» YOUR OBJECTIVE
In the entries below, count each line holding the word "wide". Answer with the total alone.
:: SOURCE MATERIAL ::
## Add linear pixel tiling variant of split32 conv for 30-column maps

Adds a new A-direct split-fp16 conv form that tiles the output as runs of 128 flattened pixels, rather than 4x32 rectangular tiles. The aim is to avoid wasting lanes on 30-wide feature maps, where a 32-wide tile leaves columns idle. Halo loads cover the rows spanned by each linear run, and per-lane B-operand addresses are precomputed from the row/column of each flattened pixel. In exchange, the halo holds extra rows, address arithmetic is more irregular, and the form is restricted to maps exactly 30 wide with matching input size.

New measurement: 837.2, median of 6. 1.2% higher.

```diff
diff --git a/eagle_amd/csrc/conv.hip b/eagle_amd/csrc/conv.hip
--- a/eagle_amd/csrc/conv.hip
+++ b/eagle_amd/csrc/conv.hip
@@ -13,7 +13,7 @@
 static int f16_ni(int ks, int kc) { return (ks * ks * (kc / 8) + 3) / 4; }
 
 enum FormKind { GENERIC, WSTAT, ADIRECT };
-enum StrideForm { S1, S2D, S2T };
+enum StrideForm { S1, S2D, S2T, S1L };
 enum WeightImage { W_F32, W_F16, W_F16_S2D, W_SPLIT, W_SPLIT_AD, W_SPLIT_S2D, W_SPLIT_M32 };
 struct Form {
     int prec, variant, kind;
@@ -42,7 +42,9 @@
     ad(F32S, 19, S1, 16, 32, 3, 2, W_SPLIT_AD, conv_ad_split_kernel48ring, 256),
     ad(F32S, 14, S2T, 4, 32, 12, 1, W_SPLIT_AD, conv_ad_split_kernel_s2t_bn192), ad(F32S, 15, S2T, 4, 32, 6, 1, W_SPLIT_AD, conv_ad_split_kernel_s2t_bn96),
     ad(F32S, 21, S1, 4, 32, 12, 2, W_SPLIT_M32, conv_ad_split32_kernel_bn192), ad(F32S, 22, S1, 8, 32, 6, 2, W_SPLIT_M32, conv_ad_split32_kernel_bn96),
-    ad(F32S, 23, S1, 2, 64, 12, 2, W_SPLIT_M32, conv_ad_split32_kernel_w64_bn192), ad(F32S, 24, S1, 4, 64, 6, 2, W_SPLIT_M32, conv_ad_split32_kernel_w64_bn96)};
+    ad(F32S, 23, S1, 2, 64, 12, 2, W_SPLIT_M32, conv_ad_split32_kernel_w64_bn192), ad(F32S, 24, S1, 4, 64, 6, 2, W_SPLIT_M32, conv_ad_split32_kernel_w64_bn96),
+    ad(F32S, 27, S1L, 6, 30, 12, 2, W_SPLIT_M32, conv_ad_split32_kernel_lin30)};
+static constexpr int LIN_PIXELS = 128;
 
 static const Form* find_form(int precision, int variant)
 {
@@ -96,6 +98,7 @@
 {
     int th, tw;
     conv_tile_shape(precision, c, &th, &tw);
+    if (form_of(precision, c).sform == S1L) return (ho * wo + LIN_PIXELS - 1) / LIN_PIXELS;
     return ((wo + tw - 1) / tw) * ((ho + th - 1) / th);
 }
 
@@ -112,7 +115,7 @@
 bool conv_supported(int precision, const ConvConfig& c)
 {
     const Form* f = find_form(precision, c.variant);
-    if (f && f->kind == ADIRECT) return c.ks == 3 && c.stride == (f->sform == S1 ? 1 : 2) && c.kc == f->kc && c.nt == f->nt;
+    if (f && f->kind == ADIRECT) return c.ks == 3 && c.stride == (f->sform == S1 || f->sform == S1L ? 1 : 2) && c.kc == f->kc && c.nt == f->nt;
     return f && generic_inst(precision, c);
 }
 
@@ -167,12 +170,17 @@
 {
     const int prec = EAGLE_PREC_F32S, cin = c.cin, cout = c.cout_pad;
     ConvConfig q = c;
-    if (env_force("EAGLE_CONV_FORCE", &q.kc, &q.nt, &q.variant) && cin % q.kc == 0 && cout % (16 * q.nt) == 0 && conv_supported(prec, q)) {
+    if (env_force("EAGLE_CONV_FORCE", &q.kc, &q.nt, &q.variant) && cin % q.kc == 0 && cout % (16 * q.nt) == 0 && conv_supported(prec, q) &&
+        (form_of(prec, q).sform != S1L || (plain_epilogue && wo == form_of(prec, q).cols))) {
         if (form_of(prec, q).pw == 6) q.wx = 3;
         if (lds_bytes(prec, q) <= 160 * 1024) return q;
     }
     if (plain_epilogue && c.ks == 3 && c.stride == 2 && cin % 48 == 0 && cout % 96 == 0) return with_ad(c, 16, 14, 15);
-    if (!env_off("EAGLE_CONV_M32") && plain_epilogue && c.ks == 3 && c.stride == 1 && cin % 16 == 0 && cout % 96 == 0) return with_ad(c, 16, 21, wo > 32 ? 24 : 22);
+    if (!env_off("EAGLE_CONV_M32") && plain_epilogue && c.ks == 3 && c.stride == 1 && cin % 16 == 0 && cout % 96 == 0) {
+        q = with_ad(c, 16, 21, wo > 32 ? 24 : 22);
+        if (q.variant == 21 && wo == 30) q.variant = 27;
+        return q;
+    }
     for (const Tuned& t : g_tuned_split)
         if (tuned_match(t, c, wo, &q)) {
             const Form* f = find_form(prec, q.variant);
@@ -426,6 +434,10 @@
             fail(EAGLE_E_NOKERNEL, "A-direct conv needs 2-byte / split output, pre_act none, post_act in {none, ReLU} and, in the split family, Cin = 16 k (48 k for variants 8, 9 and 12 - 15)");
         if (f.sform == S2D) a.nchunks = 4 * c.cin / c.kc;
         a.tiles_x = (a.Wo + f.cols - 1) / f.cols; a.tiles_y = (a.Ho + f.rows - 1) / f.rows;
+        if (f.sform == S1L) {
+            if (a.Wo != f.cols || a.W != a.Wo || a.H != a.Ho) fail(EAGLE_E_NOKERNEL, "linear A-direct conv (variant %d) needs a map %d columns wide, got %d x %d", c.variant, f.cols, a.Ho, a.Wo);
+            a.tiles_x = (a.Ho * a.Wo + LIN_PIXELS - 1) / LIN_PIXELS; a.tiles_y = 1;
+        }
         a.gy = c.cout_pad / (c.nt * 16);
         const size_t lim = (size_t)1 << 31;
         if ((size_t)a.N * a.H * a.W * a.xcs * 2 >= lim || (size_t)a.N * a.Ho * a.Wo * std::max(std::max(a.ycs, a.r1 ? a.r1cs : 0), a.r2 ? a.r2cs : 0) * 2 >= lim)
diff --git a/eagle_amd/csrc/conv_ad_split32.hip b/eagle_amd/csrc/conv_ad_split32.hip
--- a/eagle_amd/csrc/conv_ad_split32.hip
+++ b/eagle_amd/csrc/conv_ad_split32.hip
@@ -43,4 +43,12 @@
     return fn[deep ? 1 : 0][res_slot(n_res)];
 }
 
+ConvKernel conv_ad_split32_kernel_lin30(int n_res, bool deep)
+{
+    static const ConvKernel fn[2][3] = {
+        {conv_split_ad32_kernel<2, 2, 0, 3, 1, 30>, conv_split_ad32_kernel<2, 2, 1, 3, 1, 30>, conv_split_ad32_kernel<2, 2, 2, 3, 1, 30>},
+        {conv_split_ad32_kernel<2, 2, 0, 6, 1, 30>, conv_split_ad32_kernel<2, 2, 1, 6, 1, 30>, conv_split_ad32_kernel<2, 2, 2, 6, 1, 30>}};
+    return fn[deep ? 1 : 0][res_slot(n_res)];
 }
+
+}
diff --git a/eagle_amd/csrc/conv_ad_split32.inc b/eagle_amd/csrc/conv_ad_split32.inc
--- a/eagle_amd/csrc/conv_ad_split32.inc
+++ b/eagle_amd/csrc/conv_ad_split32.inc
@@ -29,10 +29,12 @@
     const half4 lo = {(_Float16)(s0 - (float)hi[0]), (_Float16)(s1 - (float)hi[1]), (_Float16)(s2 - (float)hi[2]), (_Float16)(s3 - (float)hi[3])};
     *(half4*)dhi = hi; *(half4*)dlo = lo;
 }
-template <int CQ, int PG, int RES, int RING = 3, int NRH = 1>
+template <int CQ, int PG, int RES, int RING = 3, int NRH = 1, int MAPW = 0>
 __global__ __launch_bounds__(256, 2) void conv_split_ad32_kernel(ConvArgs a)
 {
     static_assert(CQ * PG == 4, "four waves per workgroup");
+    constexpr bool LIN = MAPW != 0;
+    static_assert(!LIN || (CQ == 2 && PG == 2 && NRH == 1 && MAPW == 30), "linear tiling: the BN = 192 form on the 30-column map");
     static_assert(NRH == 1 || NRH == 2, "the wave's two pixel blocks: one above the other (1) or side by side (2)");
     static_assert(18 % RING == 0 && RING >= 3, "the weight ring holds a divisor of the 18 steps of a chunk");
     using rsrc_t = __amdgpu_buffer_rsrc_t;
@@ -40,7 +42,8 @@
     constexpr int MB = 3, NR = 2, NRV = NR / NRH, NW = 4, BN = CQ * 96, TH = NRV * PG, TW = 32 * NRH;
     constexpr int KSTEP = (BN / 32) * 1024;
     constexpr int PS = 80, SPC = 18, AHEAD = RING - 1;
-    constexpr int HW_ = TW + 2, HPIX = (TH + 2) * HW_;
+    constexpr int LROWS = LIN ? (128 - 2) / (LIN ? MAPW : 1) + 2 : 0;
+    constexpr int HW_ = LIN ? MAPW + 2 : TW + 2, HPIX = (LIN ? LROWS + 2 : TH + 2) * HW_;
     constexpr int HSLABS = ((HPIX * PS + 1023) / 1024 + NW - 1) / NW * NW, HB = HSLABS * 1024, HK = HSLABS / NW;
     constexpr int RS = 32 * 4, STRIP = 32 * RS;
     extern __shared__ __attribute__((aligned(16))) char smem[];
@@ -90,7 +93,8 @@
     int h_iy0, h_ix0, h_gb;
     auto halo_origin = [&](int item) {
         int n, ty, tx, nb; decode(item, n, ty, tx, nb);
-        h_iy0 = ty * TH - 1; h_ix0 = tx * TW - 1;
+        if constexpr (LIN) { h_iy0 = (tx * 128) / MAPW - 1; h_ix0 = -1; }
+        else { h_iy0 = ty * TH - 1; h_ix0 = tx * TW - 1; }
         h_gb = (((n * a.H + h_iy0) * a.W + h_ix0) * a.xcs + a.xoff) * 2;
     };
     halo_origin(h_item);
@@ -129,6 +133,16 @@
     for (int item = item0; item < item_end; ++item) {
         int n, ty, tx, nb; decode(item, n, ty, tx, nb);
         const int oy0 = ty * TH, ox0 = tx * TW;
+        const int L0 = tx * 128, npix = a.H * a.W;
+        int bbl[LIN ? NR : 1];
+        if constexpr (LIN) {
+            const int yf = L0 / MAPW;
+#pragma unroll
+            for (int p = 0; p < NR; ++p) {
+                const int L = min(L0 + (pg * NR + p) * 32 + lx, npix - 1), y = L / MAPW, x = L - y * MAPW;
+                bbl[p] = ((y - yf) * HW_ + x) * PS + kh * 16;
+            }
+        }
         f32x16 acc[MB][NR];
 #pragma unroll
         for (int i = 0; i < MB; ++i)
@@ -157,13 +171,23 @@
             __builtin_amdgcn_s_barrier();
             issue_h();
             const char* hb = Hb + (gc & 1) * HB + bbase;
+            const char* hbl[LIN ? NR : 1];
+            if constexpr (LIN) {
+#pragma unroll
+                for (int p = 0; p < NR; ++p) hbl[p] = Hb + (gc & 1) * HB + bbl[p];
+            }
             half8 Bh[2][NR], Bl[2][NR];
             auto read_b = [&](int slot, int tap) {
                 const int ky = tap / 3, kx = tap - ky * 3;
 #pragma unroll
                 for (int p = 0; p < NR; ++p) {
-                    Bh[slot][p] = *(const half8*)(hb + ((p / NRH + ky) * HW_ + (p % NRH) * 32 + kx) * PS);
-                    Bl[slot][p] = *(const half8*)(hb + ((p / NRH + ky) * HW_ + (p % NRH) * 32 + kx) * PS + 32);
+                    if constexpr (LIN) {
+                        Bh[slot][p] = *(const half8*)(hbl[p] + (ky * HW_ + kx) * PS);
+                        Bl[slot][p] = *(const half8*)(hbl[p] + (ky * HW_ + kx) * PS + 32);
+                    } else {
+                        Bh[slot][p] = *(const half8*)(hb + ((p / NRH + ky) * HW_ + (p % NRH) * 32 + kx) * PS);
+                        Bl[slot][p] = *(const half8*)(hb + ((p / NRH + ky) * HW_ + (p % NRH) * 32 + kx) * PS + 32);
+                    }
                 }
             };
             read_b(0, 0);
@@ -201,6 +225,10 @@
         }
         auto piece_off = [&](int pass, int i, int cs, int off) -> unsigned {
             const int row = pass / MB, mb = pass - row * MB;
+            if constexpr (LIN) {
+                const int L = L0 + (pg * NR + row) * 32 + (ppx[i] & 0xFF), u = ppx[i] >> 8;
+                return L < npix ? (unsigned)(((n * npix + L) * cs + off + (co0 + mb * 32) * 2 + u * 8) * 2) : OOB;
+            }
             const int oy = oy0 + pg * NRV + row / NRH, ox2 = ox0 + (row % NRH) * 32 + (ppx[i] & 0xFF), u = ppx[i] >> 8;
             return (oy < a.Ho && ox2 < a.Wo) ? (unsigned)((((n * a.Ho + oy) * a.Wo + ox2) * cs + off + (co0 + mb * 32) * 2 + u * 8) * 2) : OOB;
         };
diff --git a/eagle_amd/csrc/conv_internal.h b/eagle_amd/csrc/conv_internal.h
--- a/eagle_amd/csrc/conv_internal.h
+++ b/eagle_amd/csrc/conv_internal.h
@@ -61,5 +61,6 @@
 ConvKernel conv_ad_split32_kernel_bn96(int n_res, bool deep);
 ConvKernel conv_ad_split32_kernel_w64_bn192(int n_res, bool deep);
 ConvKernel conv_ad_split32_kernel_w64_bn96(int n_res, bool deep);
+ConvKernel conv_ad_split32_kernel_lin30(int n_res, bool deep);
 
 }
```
:::
» RESULT BELOW
2